From the records below, find each line with the string "hipSuccess" and copy it.

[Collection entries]
----
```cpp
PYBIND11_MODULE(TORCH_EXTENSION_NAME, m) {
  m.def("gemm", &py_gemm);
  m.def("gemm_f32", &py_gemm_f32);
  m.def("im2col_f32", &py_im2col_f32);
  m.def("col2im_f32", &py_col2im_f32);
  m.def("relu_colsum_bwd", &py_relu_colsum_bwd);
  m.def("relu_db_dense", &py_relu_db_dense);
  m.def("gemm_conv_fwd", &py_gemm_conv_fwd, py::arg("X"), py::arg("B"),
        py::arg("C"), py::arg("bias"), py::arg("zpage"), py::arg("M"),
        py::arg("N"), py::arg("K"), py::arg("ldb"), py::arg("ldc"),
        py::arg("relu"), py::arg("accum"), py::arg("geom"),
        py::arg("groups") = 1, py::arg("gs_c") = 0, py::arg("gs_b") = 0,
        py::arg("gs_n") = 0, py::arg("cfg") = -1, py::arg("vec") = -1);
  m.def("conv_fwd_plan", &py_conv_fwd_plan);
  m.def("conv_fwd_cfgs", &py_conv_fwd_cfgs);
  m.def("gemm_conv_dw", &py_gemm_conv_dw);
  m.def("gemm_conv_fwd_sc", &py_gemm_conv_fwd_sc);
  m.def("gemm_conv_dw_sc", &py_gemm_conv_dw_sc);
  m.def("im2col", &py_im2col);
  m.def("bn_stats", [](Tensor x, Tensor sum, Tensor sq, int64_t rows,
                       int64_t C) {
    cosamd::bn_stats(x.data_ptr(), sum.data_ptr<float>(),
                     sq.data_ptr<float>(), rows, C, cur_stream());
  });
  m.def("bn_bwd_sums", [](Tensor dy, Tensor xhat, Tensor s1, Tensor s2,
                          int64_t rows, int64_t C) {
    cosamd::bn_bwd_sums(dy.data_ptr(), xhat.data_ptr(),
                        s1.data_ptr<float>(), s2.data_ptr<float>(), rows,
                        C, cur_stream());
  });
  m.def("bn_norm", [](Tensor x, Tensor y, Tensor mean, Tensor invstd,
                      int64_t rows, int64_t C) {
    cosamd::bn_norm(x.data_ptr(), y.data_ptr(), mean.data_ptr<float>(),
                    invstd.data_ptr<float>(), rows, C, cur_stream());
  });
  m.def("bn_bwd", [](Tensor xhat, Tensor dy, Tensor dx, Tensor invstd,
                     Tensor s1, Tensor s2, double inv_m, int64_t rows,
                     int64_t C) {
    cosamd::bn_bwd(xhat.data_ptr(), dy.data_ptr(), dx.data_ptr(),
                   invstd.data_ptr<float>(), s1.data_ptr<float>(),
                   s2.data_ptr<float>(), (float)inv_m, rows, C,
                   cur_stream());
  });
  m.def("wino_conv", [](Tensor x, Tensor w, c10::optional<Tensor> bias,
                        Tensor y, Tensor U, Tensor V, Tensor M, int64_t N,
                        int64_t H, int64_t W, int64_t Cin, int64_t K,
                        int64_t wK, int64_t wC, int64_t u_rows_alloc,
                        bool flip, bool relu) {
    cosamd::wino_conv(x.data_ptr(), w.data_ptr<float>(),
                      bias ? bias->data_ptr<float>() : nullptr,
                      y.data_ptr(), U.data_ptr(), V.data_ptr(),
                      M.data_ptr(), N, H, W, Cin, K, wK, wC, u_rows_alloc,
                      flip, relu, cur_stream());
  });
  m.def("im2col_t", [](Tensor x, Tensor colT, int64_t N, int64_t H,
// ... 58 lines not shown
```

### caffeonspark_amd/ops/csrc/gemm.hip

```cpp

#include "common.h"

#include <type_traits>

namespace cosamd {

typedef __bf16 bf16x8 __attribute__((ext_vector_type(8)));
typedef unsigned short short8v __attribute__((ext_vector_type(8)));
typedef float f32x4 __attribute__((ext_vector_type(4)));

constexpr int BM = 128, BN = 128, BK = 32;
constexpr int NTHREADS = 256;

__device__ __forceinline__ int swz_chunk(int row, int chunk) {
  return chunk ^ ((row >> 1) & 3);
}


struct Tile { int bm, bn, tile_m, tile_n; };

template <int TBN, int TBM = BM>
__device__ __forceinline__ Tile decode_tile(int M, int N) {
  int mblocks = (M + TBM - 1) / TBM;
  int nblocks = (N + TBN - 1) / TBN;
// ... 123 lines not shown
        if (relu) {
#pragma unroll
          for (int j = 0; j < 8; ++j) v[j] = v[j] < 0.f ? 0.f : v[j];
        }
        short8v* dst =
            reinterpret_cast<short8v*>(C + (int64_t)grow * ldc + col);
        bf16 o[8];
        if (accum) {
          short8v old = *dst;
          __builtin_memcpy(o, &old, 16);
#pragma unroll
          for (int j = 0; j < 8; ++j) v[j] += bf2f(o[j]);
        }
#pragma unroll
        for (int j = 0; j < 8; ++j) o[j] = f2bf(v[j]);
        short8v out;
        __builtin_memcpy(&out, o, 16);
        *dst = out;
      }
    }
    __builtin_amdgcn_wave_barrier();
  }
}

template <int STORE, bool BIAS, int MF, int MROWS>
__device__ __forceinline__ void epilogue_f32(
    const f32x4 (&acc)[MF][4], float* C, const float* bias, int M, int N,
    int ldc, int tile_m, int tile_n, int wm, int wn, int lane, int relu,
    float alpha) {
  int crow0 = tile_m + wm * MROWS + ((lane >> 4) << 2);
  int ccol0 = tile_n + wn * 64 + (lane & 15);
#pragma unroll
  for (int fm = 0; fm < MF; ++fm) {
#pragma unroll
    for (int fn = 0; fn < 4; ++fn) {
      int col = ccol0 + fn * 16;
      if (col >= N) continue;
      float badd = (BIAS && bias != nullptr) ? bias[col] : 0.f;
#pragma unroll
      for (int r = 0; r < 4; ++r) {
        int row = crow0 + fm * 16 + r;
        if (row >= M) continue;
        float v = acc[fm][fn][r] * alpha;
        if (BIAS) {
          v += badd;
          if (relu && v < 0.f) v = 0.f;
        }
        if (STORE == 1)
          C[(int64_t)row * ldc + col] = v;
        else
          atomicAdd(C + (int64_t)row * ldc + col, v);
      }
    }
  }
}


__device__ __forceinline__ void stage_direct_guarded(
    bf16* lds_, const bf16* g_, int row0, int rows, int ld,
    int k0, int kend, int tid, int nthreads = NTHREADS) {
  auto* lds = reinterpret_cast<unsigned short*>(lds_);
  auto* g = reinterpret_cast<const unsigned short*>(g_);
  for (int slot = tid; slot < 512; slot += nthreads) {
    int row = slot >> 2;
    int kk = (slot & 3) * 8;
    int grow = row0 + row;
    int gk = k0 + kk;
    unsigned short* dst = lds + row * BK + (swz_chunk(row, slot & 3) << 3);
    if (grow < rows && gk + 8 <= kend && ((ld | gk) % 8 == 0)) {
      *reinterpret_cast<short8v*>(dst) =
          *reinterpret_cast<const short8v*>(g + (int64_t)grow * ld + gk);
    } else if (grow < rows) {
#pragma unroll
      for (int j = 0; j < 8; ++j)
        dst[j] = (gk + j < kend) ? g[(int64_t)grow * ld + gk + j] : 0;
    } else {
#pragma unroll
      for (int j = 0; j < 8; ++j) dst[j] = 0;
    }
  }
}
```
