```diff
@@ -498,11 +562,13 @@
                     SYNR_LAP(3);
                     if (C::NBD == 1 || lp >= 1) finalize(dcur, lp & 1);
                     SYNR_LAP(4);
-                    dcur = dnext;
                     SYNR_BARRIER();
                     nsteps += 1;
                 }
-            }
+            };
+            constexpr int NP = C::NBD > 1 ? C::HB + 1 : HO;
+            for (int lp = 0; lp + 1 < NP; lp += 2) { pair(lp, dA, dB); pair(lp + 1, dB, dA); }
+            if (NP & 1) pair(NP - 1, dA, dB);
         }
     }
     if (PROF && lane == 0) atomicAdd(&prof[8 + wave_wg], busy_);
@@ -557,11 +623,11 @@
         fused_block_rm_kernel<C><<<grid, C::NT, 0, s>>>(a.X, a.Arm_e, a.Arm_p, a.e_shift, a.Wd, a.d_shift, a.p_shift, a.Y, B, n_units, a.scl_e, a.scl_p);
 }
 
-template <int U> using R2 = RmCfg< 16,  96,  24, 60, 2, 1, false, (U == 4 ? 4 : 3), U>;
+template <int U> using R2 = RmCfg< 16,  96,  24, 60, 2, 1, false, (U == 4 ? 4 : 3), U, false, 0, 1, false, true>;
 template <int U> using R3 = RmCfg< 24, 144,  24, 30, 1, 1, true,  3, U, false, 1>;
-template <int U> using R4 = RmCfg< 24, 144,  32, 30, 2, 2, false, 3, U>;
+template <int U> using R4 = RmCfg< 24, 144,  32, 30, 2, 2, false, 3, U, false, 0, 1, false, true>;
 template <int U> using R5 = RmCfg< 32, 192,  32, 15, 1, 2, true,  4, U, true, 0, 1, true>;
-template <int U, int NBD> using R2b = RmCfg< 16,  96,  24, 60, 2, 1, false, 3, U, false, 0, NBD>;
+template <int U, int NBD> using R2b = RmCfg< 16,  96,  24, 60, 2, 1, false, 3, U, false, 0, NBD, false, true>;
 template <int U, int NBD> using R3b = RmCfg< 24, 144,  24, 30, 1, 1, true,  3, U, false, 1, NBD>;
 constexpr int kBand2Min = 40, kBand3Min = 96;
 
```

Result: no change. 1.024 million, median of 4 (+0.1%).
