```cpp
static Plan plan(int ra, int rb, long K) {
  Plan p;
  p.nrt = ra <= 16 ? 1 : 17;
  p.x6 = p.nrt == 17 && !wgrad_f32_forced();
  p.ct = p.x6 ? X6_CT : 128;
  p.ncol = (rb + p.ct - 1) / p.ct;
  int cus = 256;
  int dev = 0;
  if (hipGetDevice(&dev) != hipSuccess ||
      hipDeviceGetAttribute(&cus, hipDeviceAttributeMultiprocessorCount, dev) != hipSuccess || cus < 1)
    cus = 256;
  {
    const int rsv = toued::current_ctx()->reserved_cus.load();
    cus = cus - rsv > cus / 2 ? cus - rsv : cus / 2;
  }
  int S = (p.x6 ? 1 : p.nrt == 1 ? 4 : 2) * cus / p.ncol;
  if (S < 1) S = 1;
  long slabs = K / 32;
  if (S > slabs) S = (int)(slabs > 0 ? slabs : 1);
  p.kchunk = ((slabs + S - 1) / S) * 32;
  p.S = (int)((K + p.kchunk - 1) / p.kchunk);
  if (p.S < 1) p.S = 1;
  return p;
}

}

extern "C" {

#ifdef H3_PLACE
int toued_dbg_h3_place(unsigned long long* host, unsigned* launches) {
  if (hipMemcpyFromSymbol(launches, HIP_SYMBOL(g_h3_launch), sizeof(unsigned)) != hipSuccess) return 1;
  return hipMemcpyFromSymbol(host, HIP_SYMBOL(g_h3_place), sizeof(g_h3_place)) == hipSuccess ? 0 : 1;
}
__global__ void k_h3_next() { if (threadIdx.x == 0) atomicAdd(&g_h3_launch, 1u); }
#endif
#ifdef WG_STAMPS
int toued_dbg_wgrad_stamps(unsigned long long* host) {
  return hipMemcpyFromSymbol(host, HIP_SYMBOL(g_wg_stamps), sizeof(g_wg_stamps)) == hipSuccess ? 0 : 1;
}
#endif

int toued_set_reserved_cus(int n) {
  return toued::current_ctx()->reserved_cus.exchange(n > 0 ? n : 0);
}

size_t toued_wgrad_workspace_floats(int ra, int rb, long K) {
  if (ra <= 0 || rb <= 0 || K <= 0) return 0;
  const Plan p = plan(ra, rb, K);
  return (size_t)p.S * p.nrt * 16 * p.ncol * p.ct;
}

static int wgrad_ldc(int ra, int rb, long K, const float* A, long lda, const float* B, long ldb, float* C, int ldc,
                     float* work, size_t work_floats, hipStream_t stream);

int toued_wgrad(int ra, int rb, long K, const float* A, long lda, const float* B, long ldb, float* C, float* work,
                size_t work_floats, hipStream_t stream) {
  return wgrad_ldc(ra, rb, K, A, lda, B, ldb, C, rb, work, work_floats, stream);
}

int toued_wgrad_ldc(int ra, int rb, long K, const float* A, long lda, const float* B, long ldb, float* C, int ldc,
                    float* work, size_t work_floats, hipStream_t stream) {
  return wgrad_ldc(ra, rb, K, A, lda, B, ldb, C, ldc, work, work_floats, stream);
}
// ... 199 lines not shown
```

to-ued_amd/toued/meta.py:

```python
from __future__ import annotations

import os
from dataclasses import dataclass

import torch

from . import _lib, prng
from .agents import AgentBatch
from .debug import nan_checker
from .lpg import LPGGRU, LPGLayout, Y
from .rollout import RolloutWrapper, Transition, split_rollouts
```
----
* SOLUTION TO THIS TASK:
  if (hipGetDevice(&dev) != hipSuccess ||
      hipDeviceGetAttribute(&cus, hipDeviceAttributeMultiprocessorCount, dev) != hipSuccess || cus < 1)
  if (hipMemcpyFromSymbol(launches, HIP_SYMBOL(g_h3_launch), sizeof(unsigned)) != hipSuccess) return 1;
  return hipMemcpyFromSymbol(host, HIP_SYMBOL(g_h3_place), sizeof(g_h3_place)) == hipSuccess ? 0 : 1;
  return hipMemcpyFromSymbol(host, HIP_SYMBOL(g_wg_stamps), sizeof(g_wg_stamps)) == hipSuccess ? 0 : 1;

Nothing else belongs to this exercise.